Just put some 29x2.0 Conti Race Kings w Racesport on front and rear...coupla rides so far, and I like them for So Cal conditions. 468g and 474g.

Tried them cuz of this site:

http://www.bicyclerollingresistance.com/mtb-reviews/continental-race-king-racesport-tubeless-2014

Had Thunder Burts and Bontrager X0 Team, liked them both, but both wore fairly quickly.


----------



## rlee (Aug 22, 2015)

I like Thunder Burts. I have tried everything and I seem to destroy just about everything else. I have friends who ride a lot lighter than me and get away with lower pressure and lighter tires. At least with Thunder Burts I don't slice the sidewalls. They are expensive and do wear fast.


----------



## Daniel de la Garza (Sep 5, 2015)

I never thought specialized tyres would be any good. Thunder burt looks great but I'm afraid they would wear so fast. I'm thinking about the Aspen unless I can get a specialized here. Thanks for the replies.


----------



## scant (Jan 5, 2004)

phlegm said:


> Geez scant, haven't "seen" you around here in a while. Welcome back!


lurking, not logged in


----------



## scant (Jan 5, 2004)

Fett said:


> I have had good luck with Bontrager 29-0s. 400ish grams and rolls fast!

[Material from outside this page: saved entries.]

int epivo_seq_extract_orb(epivo_seq* s, int first_frame, int n_frames, const uint8_t* images, int rows, int cols,
                          int nfeatures, float scale_factor, int nlevels, int edge_threshold, int fast_threshold,
                          int32_t* counts_out) {
    if (!s) return EPIVO_ERR_INVALID;
    epivo_ctx* ctx = s->ctx;
    if (first_frame < 0 || n_frames < 0 || first_frame + n_frames > s->max_frames)
        EPV_FAIL(ctx, EPIVO_ERR_INVALID, "frame range [%d,+%d) outside [0,%d)", first_frame, n_frames, s->max_frames);
    if (n_frames == 0) return EPIVO_OK;
    if (!images || rows <= 0 || cols <= 0) EPV_FAIL(ctx, EPIVO_ERR_INVALID, "null or empty images");
    if (fast_threshold < 0 || fast_threshold > 255) EPV_FAIL(ctx, EPIVO_ERR_INVALID, "fast_threshold %d outside [0, 255]", fast_threshold);
    const int kp = s->kp;
    EpvOrbPlan plan;
    int rc = epv_orb_plan(ctx, n_frames, rows, cols, nfeatures, scale_factor, nlevels, edge_threshold, kp, &plan);
    if (rc) return rc;
    EPV_CUDA(ctx, cudaSetDevice(ctx->device));
    const size_t nk = (size_t)n_frames * kp;
    rc = epv_ws_reserve(ctx, epv_orb_work_bytes(plan) + nk * (sizeof(epivo_keypoint) + 32) + (size_t)n_frames * 4 + 4096);
    if (rc) return rc;
    rc = epv_pin_reserve(ctx, (plan.tab_entries + 1) * 4 + 512);
    if (rc) return rc;
    uint8_t* d_pyr = epv_ws_take<uint8_t>(ctx, plan.pyr_bytes);
    epivo_keypoint* d_kps = epv_ws_take<epivo_keypoint>(ctx, nk + 1);
    uint8_t* d_desc = epv_ws_take<uint8_t>(ctx, nk * 32 + 32);
    int32_t* d_found = epv_ws_take<int32_t>(ctx, n_frames);
    uint32_t* h_tab = epv_pin_take<uint32_t>(ctx, plan.tab_entries + 1);
    EPV_CUDA(ctx, cudaMemcpyAsync(d_pyr, images, (size_t)n_frames * rows * cols, cudaMemcpyHostToDevice, ctx->stream));
    rc = epv_orb_launch(ctx, plan, fast_threshold, d_pyr, d_kps, d_desc, d_found, h_tab);
    if (rc) return rc;
    seq_orb_to_slots_kernel<<<dim3(std::max(1, std::min((kp * 8 + 255) / 256, 64)), n_frames), 256, 0, ctx->stream>>>(
        d_kps, (const uint32_t*)d_desc, d_found, n_frames, kp, s->d_kps + (size_t)first_frame * kp * 2,
        s->d_desc + (size_t)first_frame * kp * 8, s->d_counts + first_frame);
    EPV_LAUNCHED(ctx);
    if (counts_out) EPV_CUDA(ctx, cudaMemcpyAsync(counts_out, d_found, (size_t)n_frames * 4, cudaMemcpyDeviceToHost, ctx->stream));
    EPV_CUDA(ctx, cudaStreamSynchronize(ctx->stream));
    s->counts_set = true;
    s->frames_hi = std::max(s->frames_hi, first_frame + n_frames);
    return EPIVO_OK;
}

int epivo_seq_set_overlap(epivo_seq* s, int overlap) {
    if (!s) return EPIVO_ERR_INVALID;
    s->overlap = overlap == 1 ? 1 : 0;
    s->geo_mode = overlap == 2 ? 2 : 0;
    return EPIVO_OK;
}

I've got a set of those I'm saving for summer. they're made by the same tyre designer that used to do maxxis, so I'm hoping for good results.


----------



## MattMay (Dec 24, 2013)

Kenda has a new race tire coming, not on sales yet, called Saber Pro. 
Kenda Tires | Bicycle / Wheelchair | Saber Pro

BikeRumor has closeups of tread...article says target for 29x2.0 is 470g and 503g for 29x2.2...both lower than claimed on Kenda site. 
EB15: Kenda adds new Flintridge Pro gravel tire, plus lots more mountain bike widths


----------



## MattMay (Dec 24, 2013)

See this? Not necessarily lightest...focus on roll.
Six of the best fast-rolling MTB tires - BikeRadar USA


----------



## phlegm (Jul 13, 2006)

Those don't quite jive with the "lightest" portion in the thread title. Hell, the Rock Razor is 950g in 650b sizing!

Aside from that though, I didn't see any methodology for the testing. No head-to-head ride times (although that in itself can be flawed). Nothing.

Hate articles like this - sorry Matt.


----------



## MattMay (Dec 24, 2013)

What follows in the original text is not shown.